# castorini/howl

Measured on AMD Instinct MI355X. Metric: utterances/sec/node (res8 end-to-end training step, 1s@16kHz, 40-mel), higher is better.
Workload: dtype f32; 1 GPU; res8 training step (frontend+fwd+xent+bwd+AdamW), 512 x 1 s utterances per GPU, 12 labels -- BASELINE configs[2] per-GPU share: res8 GSC-12, 512 x 1 s per GPU (4096 over 8); global_batch=512, samples_per_utterance=16000, labels=12, parallelism=single, frontend=eval

## Files before the change

howl_amd/csrc/res8.hip:

```cpp
#include "howl_common.hip.h"
#include "../../include/howl_hip.h"

namespace {

struct HowlPtrs6 {
    float* p[6];
};
constexpr int MAX_WINDOWS = 64;
struct HowlWinRows {
    int lo[MAX_WINDOWS], hi[MAX_WINDOWS];
};
struct HowlBnBuffers {
    float* running_mean;
    float* running_var;
    long long* num_batches;
};
struct BnFold {
    const float* part;
    int nparts;
    double count;
    float* stats_out;
    HowlBnBuffers bn;
};

// ... 1558 lines not shown
                const unsigned bc = (4u * idx[u] + 2u * h) / (unsigned)P;
                const unsigned bb = bc / NMAP;
                cc[u][h] = bc - bb * NMAP;
                if (dx == nullptr) gb[h] = dpool[bb * CP + cc[u][h]] * invP;
            }
            g[u] = dx != nullptr ? reinterpret_cast<const float4*>(dx)[idx[u]] : make_float4(gb[0], gb[0], gb[1], gb[1]);
            sv[u] = reinterpret_cast<const float4*>(s)[idx[u]];
            kk[u] = dskip != nullptr ? reinterpret_cast<const float4*>(dskip)[idx[u]] : make_float4(0.0f, 0.0f, 0.0f, 0.0f);
        }
#pragma unroll
        for (int u = 0; u < 2; ++u) {
            float2 dsa, dza, dsb, dzb;
            finish(make_float2(g[u].x, g[u].y), make_float2(sv[u].x, sv[u].y), make_float2(kk[u].x, kk[u].y), cc[u][0], dsa, dza);
            finish(make_float2(g[u].z, g[u].w), make_float2(sv[u].z, sv[u].w), make_float2(kk[u].z, kk[u].w), cc[u][1], dsb, dzb);
            if (ok[u]) {
                if (ds_out != nullptr) reinterpret_cast<float4*>(ds_out)[idx[u]] = make_float4(dsa.x, dsa.y, dsb.x, dsb.y);
                reinterpret_cast<float4*>(dz_out)[idx[u]] = make_float4(dza.x, dza.y, dzb.x, dzb.y);
            }
        }
    }
    if ((n2 & 1u) && blockIdx.x == 0 && tid == 0) {
        const unsigned i = n2 - 1;
        const unsigned bc = (2u * i) / (unsigned)P;
        const unsigned bb = bc / NMAP, c = bc - bb * NMAP;
        float2 g;
        if (dx != nullptr) {
            g = reinterpret_cast<const float2*>(dx)[i];
        } else {
            const float v = dpool[bb * CP + c] * invP;
            g = make_float2(v, v);
        }
        const float2 sv = reinterpret_cast<const float2*>(s)[i];
        const float2 kk = dskip != nullptr ? reinterpret_cast<const float2*>(dskip)[i] : make_float2(0.0f, 0.0f);
        float2 ds, dz;
        finish(g, sv, kk, c, ds, dz);
        if (ds_out != nullptr) reinterpret_cast<float2*>(ds_out)[i] = ds;
        reinterpret_cast<float2*>(dz_out)[i] = dz;
    }
}


template <bool EXACT = false>
__device__ __forceinline__ void load_feat_tile(float* tin, const float* feat, long sb, long st, long sm, int b, int T,
                                               int M, int tid, int nthreads, int t_lo = 0, int t_hi = 0) {
    const int pitch = M + 4;
    const int n = (T + 2) * pitch;
    for (int i0 = tid; i0 < n; i0 += 8 * nthreads) {
        float v[8];
#pragma unroll
        for (int j = 0; j < 8; ++j) {
            const int i = i0 + j * nthreads;
            const int t = i / pitch - 1, m = i % pitch - 1;
            const bool ok = i < n && (EXACT ? t >= t_lo && t < t_hi : t >= 0 && t < T) && m >= 0 && m < M;
            v[j] = feat[b * sb + (ok ? t * st + m * sm : 0)];
        }
#pragma unroll
        for (int j = 0; j < 8; ++j) {
            const int i = i0 + j * nthreads;
            const int t = i / pitch - 1, m = i % pitch - 1;
            const bool ok = (EXACT ? t >= t_lo && t < t_hi : t >= 0 && t < T) && m >= 0 && m < M;
            if (i < n) tin[i] = ok ? v[j] : 0.0f;
        }
    }
}

constexpr int C0M_THREADS = 512;

template <int NS = 1, bool EXACT = false>
__global__ __launch_bounds__(C0M_THREADS) void conv0_fwd_mfma_kernel(const float* __restrict__ feat, long sb, long st,
                                                                    long sm, const float* __restrict__ w0,
                                                                    float* __restrict__ s0, unsigned short* __restrict__ mask0,
                                                                    int B, int T, int M, int H, int nconv, HowlPtrs6 cw,
                                                                    float* __restrict__ wp_fwd, float* __restrict__ wp_bwd,
                                                                    int nwin, int win_step, int win_last, int slices) {
    if ((int)blockIdx.x >= nconv) {
        const int e = ((int)blockIdx.x - nconv) * C0M_THREADS + (int)threadIdx.x;
        if (e < 2 * 6 * PACK_ELEMS) pack_weights_one(cw, wp_fwd, wp_bwd, (e / PACK_ELEMS) % 6, e / (6 * PACK_ELEMS), e % PACK_ELEMS);
        return;
    }
    HIP_DYNAMIC_SHARED(float, lds)
    float* tin = lds;
    const int tid = threadIdx.x, lane = tid & 63, wave = tid >> 6;
    const int pitch = M + 4;
    const int P = H * PW;
    const int g = lane >> 4, n = lane & 15;
    float bw[3][3];
#pragma unroll
    for (int ks = 0; ks < 3; ++ks)
#pragma unroll
        for (int nt = 0; nt < 3; ++nt) {
            const int tap = 4 * ks + g, c = 16 * nt + n;
            bw[ks][nt] = (tap < 9 && c < NMAP) ? w0[c * 9 + tap] : 0.0f;
        }
    int aoff[3];
#pragma unroll
    for (int ks = 0; ks < 3; ++ks) {
        const int tap = min(4 * ks + g, 8);
        aoff[ks] = (tap / 3) * pitch + tap % 3 + (n & 7) + (n >> 3) * 3 * pitch;
    }
    for (int i = tid; i < 3 * pitch + 16; i += C0M_THREADS) tin[(T + 2) * pitch + i] = 0.0f;
    for (int item = blockIdx.x; item < B * slices; item += nconv) {
        const int b = item / slices, sl = item - b * slices;
        const int ph0 = (sl * H) / slices, ph1 = ((sl + 1) * H) / slices;
        __syncthreads();
        const int clip = b / nwin, wi = b - clip * nwin;
        const int t0 = EXACT ? wi * win_step : min(wi * win_step, win_last);
        load_feat_tile<EXACT>(tin, feat + (long)clip * sb + (long)t0 * st, 0, st, sm, 0, T, M, tid, C0M_THREADS, -t0, win_last - t0);
        __syncthreads();
        constexpr int NJ = 5 * NS;
        for (int u = wave; u < NJ * ((ph1 - ph0 + 1) / 2); u += C0M_THREADS / 64) {
            const int pp = u / NJ, j8 = u - NJ * pp;
            const float* rowp = tin + 3 * (ph0 + 2 * pp) * pitch + 8 * j8;
            {
                f32x4 acc[3][3];
#pragma unroll
                for (int tl = 0; tl < 3; ++tl)
#pragma unroll
                    for (int nt = 0; nt < 3; ++nt) acc[tl][nt] = {0.0f, 0.0f, 0.0f, 0.0f};
#pragma unroll
                for (int tl = 0; tl < 3; ++tl)
#pragma unroll
                    for (int ks = 0; ks < 3; ++ks) {
                        const float a = rowp[aoff[ks] + tl * pitch];
#pragma unroll
                        for (int nt = 0; nt < 3; ++nt)
                            acc[tl][nt] = __builtin_amdgcn_mfma_f32_16x16x4f32(a, bw[ks][nt], acc[tl][nt], 0, 0, 0);
                    }
                const int pw = 2 * j8 + (g & 1), ph = ph0 + 2 * pp + (g >> 1);
#pragma unroll
                for (int nt = 0; nt < 3; ++nt) {
                    float sum = 0.0f;
                    unsigned bits = 0;
#pragma unroll
                    for (int tl = 0; tl < 3; ++tl)
#pragma unroll
                        for (int r = 0; r < 4; ++r) {
                            const int rb = max(__float_as_int(acc[tl][nt][r]), 0);
                            sum += __int_as_float(rb);
                            bits |= min((unsigned)rb, 1u) << (4 * tl + r);
                        }
                    const int c = 16 * nt + n;
                    if (ph < ph1 && c < NMAP) {
                        const int strip = NS > 1 ? pw / PW : 0;
                        const size_t o = (((size_t)b * NS + strip) * NMAP + c) * P + (size_t)ph * PW + (pw - strip * PW);
                        s0[o] = sum * (1.0f / 12.0f);
                        if (mask0 != nullptr) mask0[o] = (unsigned short)bits;
                    }
                }
            }
        }
    }
}

constexpr int C0G_WAVES = 15, C0G_THREADS = 64 * C0G_WAVES, C0G_CPW = NMAP / C0G_WAVES;
static_assert(C0G_CPW * C0G_WAVES == NMAP, "channels split evenly over the waves");

__device__ __forceinline__ void load_patch(float (&x)[5][6], const float* tin, int pitch, int ph, int pw) {
    const float* base = tin + 3 * ph * pitch + 4 * pw;
#pragma unroll
    for (int r = 0; r < 5; ++r) {
        const float4 a = *reinterpret_cast<const float4*>(base + r * pitch);
        const float2 c = *reinterpret_cast<const float2*>(base + r * pitch + 4);
        x[r][0] = a.x, x[r][1] = a.y, x[r][2] = a.z, x[r][3] = a.w, x[r][4] = c.x, x[r][5] = c.y;
    }
}

template <int NS = 1, bool EXACT = false>
__global__ __launch_bounds__(C0G_THREADS) void conv0_wgrad_valu_kernel(const float* __restrict__ feat, long sb, long st, long sm,
                                                                      const unsigned short* __restrict__ mask0,
                                                                      const float* __restrict__ ga, const float* __restrict__ gb,
                                                                      float* __restrict__ part, int B, int T, int M, int H,
                                                                      int slices, StripGeom sg, int t_total) {
    HIP_DYNAMIC_SHARED(float, lds)
    float* tin = lds;
    const int tid = threadIdx.x, lane = tid & 63;
    const int wave = __builtin_amdgcn_readfirstlane(tid >> 6);
    const int pitch = M + 4;
    const int P = H * PW;
    float acc[C0G_CPW][9];
#pragma unroll
    for (int j = 0; j < C0G_CPW; ++j)
#pragma unroll
        for (int t = 0; t < 9; ++t) acc[j][t] = 0.0f;
    const int nrs = EXACT ? sg.nr : 1;
    for (int item = blockIdx.x; item < B * nrs * NS * slices; item += gridDim.x) {
        const int vb = item / slices, sl = item - vb * slices;
        const int vq = NS > 1 ? vb / NS : vb, strip = NS > 1 ? vb - vq * NS : 0;
        const int b = EXACT ? vq / nrs : vq, rs = EXACT ? vq - b * nrs : 0;
        const int Pv = (EXACT && rs == nrs - 1) ? sg.hv_last * PW : P;
        const int cell0 = (sl * Pv) / slices, cell1 = ((sl + 1) * Pv) / slices;
        __syncthreads();
        if constexpr (EXACT)
            load_feat_tile<true>(tin, feat + (long)rs * T * st, sb, st, sm, b, T, M, tid, C0G_THREADS, -rs * T, t_total - rs * T);
        else
            load_feat_tile(tin, feat, sb, st, sm, b, T, M, tid, C0G_THREADS);
        __syncthreads();
        const float* gab = ga + ((size_t)vb * NMAP + C0G_CPW * wave) * P;
        const float* gbb = gb != nullptr ? gb + ((size_t)vb * NMAP + C0G_CPW * wave) * P : nullptr;
        const unsigned short* mb = mask0 + ((size_t)vb * NMAP + C0G_CPW * wave) * P;
        for (int cb = cell0; cb < cell1; cb += 64) {
            const int cell = cb + lane;
            const bool valid = cell < cell1;
            const unsigned cc = (unsigned)(valid ? cell : cell1 - 1);
            float gv[C0G_CPW];
            unsigned mv[C0G_CPW];
#pragma unroll
            for (int j = 0; j < C0G_CPW; ++j) {
                const unsigned o = (unsigned)(j * P) + cc;
                gv[j] = gab[o] + (gbb != nullptr ? gbb[o] : 0.0f);
                mv[j] = mb[o];
            }
            const int ph = (int)cc / PW, pw = (int)cc - ph * PW;
            float x[5][6];
            load_patch(x, tin, pitch, ph, pw + strip * PW);
#pragma unroll
            for (int j = 0; j < C0G_CPW; ++j) {
                const int gbits = valid ? __float_as_int(gv[j] * (1.0f / 12.0f)) : 0;
#pragma unroll
                for (int tl = 0; tl < 3; ++tl)
#pragma unroll
                    for (int fl = 0; fl < 4; ++fl) {
                        const int k = 4 * tl + fl;
                        const int sel = ((int)(mv[j] << (31 - k))) >> 31;
                        const float dy = __int_as_float(sel & gbits);
#pragma unroll
                        for (int tap = 0; tap < 9; ++tap) acc[j][tap] = fmaf(dy, x[tl + tap / 3][fl + tap % 3], acc[j][tap]);
                    }
            }
        }
    }
#pragma unroll
    for (int j = 0; j < C0G_CPW; ++j)
#pragma unroll
        for (int t = 0; t < 9; ++t) {
            const float v = wave_sum_rows(acc[j][t]);
            if (lane == 0) part[(size_t)blockIdx.x * NMAP * 9 + (C0G_CPW * wave + j) * 9 + t] = v;
        }
}

constexpr int HEAD_XC = 64;
constexpr int HEAD_THREADS = 768, HEAD_PARTS = 16;
__global__ __launch_bounds__(HEAD_THREADS) void head_fwd_kernel(const float* __restrict__ s6, const float* __restrict__ stats,
                                                       const float* __restrict__ wout, const float* __restrict__ bout,
                                                       float* __restrict__ pooled, float* __restrict__ logits, int B,
                                                       int P, int C, const long long* __restrict__ labels,
                                                       float* __restrict__ nll, float* __restrict__ dlogits,
                                                       float* __restrict__ dpool, float inv_batch,
                                                       const float* __restrict__ pool, int npg, int npg_used, BnFold fold,
                                                       int ns ) {
    __shared__ float lp[CP];
    __shared__ float ll[HEAD_XC], dl[HEAD_XC], lse_s;
    __shared__ float lst[2 * CP];
    __shared__ float lw[HEAD_XC * NMAP];
    __shared__ float lparts[HEAD_PARTS][CP];
    const int tid = threadIdx.x, lane = tid & 63, wave = tid >> 6;
    const bool w_in_lds = C <= HEAD_XC;
    if (w_in_lds)
        for (int i = tid; i < C * NMAP; i += HEAD_THREADS) lw[i] = wout[i];
    if (fold.part != nullptr) {
        const int c8 = lane >> 3;
        for (int w0 = wave; w0 < CP / 4; w0 += HEAD_THREADS / 64) {
            const int c = 4 * w0 + (c8 & 3);
            const double sm = fold_part_column(fold.part, part_stride(fold.nparts), fold.nparts, (c8 < 4 ? 0 : CP) + c, lane);
            const double q = __shfl_xor(sm, 32);
            if (c8 < 4 && (lane & 7) == 0) {
                const double mean = sm / fold.count;
                double var = q / fold.count - mean * mean;
                var = var < 0.0 ? 0.0 : var;
                const float fm = (c < NMAP) ? (float)mean : 0.0f;
                const float fr = (c < NMAP) ? (float)(1.0 / sqrt(var + (double)BN_EPS)) : 0.0f;
                lst[c] = fm;
                lst[CP + c] = fr;
                if (blockIdx.x == 0) {
                    fold.stats_out[c] = fm;
                    fold.stats_out[CP + c] = fr;
                    if (c < NMAP && fold.bn.running_mean != nullptr) {
                        const double unbiased = fold.count > 1.0 ? var * fold.count / (fold.count - 1.0) : var;
                        fold.bn.running_mean[c] = (1.0f - BN_MOMENTUM) * fold.bn.running_mean[c] + BN_MOMENTUM * (float)mean;
                        fold.bn.running_var[c] = (1.0f - BN_MOMENTUM) * fold.bn.running_var[c] + BN_MOMENTUM * (float)unbiased;
                    }
                    if (c == 0 && fold.bn.num_batches != nullptr) fold.bn.num_batches[0] += 1;
                }
            }
        }
    } else if (tid < 2 * CP) {
        lst[tid] = stats[tid];
    }
    __syncthreads();
    for (int b = blockIdx.x; b < B; b += gridDim.x) {
        __syncthreads();
        if (pool != nullptr) {
            const int nparts = ns * npg_used;
            const int pc = tid % CP, pk = tid / CP;
            float acc = 0.0f;
            for (int k0 = 0; k0 < nparts; k0 += HEAD_PARTS) {
                const int k = k0 + pk;
                if (k < nparts) {
                    const int sgi = k / npg_used, g = k - sgi * npg_used;
                    lparts[pk][pc] = pool[(((size_t)b * ns + sgi) * npg + g) * CP + pc];
                }
                __syncthreads();
                if (tid < CP) {
                    const int n = nparts - k0 < HEAD_PARTS ? nparts - k0 : HEAD_PARTS;
                    for (int j = 0; j < n; ++j) acc += lparts[j][tid];
                }
                __syncthreads();
            }
            if (tid < CP) {
                const float v = tid < NMAP ? (acc / (float)P - lst[tid]) * lst[CP + tid] : 0.0f;
                lp[tid] = v;
                pooled[(size_t)b * CP + tid] = v;
            }
        } else if (wave < 4)
        for (int c0 = wave; c0 < CP; c0 += 12) {
            float a8[3][8];
#pragma unroll
            for (int u = 0; u < 3; ++u) {
                const int c = c0 + 4 * u < NMAP ? c0 + 4 * u : NMAP - 1;
                const float* src = s6 + ((size_t)b * NMAP + c) * P;
#pragma unroll
                for (int j = 0; j < 8; ++j) a8[u][j] = src[min(lane + 64 * j, P - 1)];
            }
#pragma unroll
            for (int u = 0; u < 3; ++u) {
                const int c = c0 + 4 * u;
#pragma unroll
                for (int j = 0; j < 8; ++j) a8[u][j] = (lane + 64 * j < P) ? fabsf(a8[u][j]) : 0.0f;
                float acc = ((a8[u][0] + a8[u][1]) + (a8[u][2] + a8[u][3])) + ((a8[u][4] + a8[u][5]) + (a8[u][6] + a8[u][7]));
                acc = wave_sum(acc);
                const float v = c < NMAP ? (acc / (float)P - lst[c]) * lst[CP + c] : 0.0f;
                if (lane == 0 && c < CP) {
                    lp[c] = v;
                    pooled[(size_t)b * CP + c] = v;
                }
            }
        }
        __syncthreads();
        for (int k = tid; k < C; k += HEAD_THREADS) {
            float acc = bout[k];
            if (w_in_lds)
                for (int c = 0; c < NMAP; ++c) acc = fmaf(lw[k * NMAP + c], lp[c], acc);
            else
                for (int c = 0; c < NMAP; ++c) acc = fmaf(wout[k * NMAP + c], lp[c], acc);
            logits[(size_t)b * C + k] = acc;
            if (labels != nullptr) ll[k] = acc;
        }
        if (labels == nullptr) continue;
        __syncthreads();
        const int y = (int)labels[b];
        if (tid == 0) {
            float mx = ll[0];
            for (int k = 1; k < C; ++k) mx = fmaxf(mx, ll[k]);
            float se = 0.0f;
            for (int k = 0; k < C; ++k) se += expf(ll[k] - mx);
            const float lse = mx + logf(se);
            lse_s = lse;
            nll[b] = lse - ll[y];
        }
        __syncthreads();
        if (tid < C) {
            const float d = (expf(ll[tid] - lse_s) - (tid == y ? 1.0f : 0.0f)) * inv_batch;
            dl[tid] = d;
            dlogits[(size_t)b * C + tid] = d;
        }
        __syncthreads();
        if (tid < CP) {
            float acc = 0.0f;
            if (tid < NMAP)
                for (int k = 0; k < C; ++k) acc = fmaf(dl[k], lw[k * NMAP + tid], acc);
            dpool[(size_t)b * CP + tid] = acc;
        }
    }
}
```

§ TASK ITEM
How many lines in the records above contain the string "else"? State the number and nothing more.

§ OUTPUT OF THE EXERCISE
5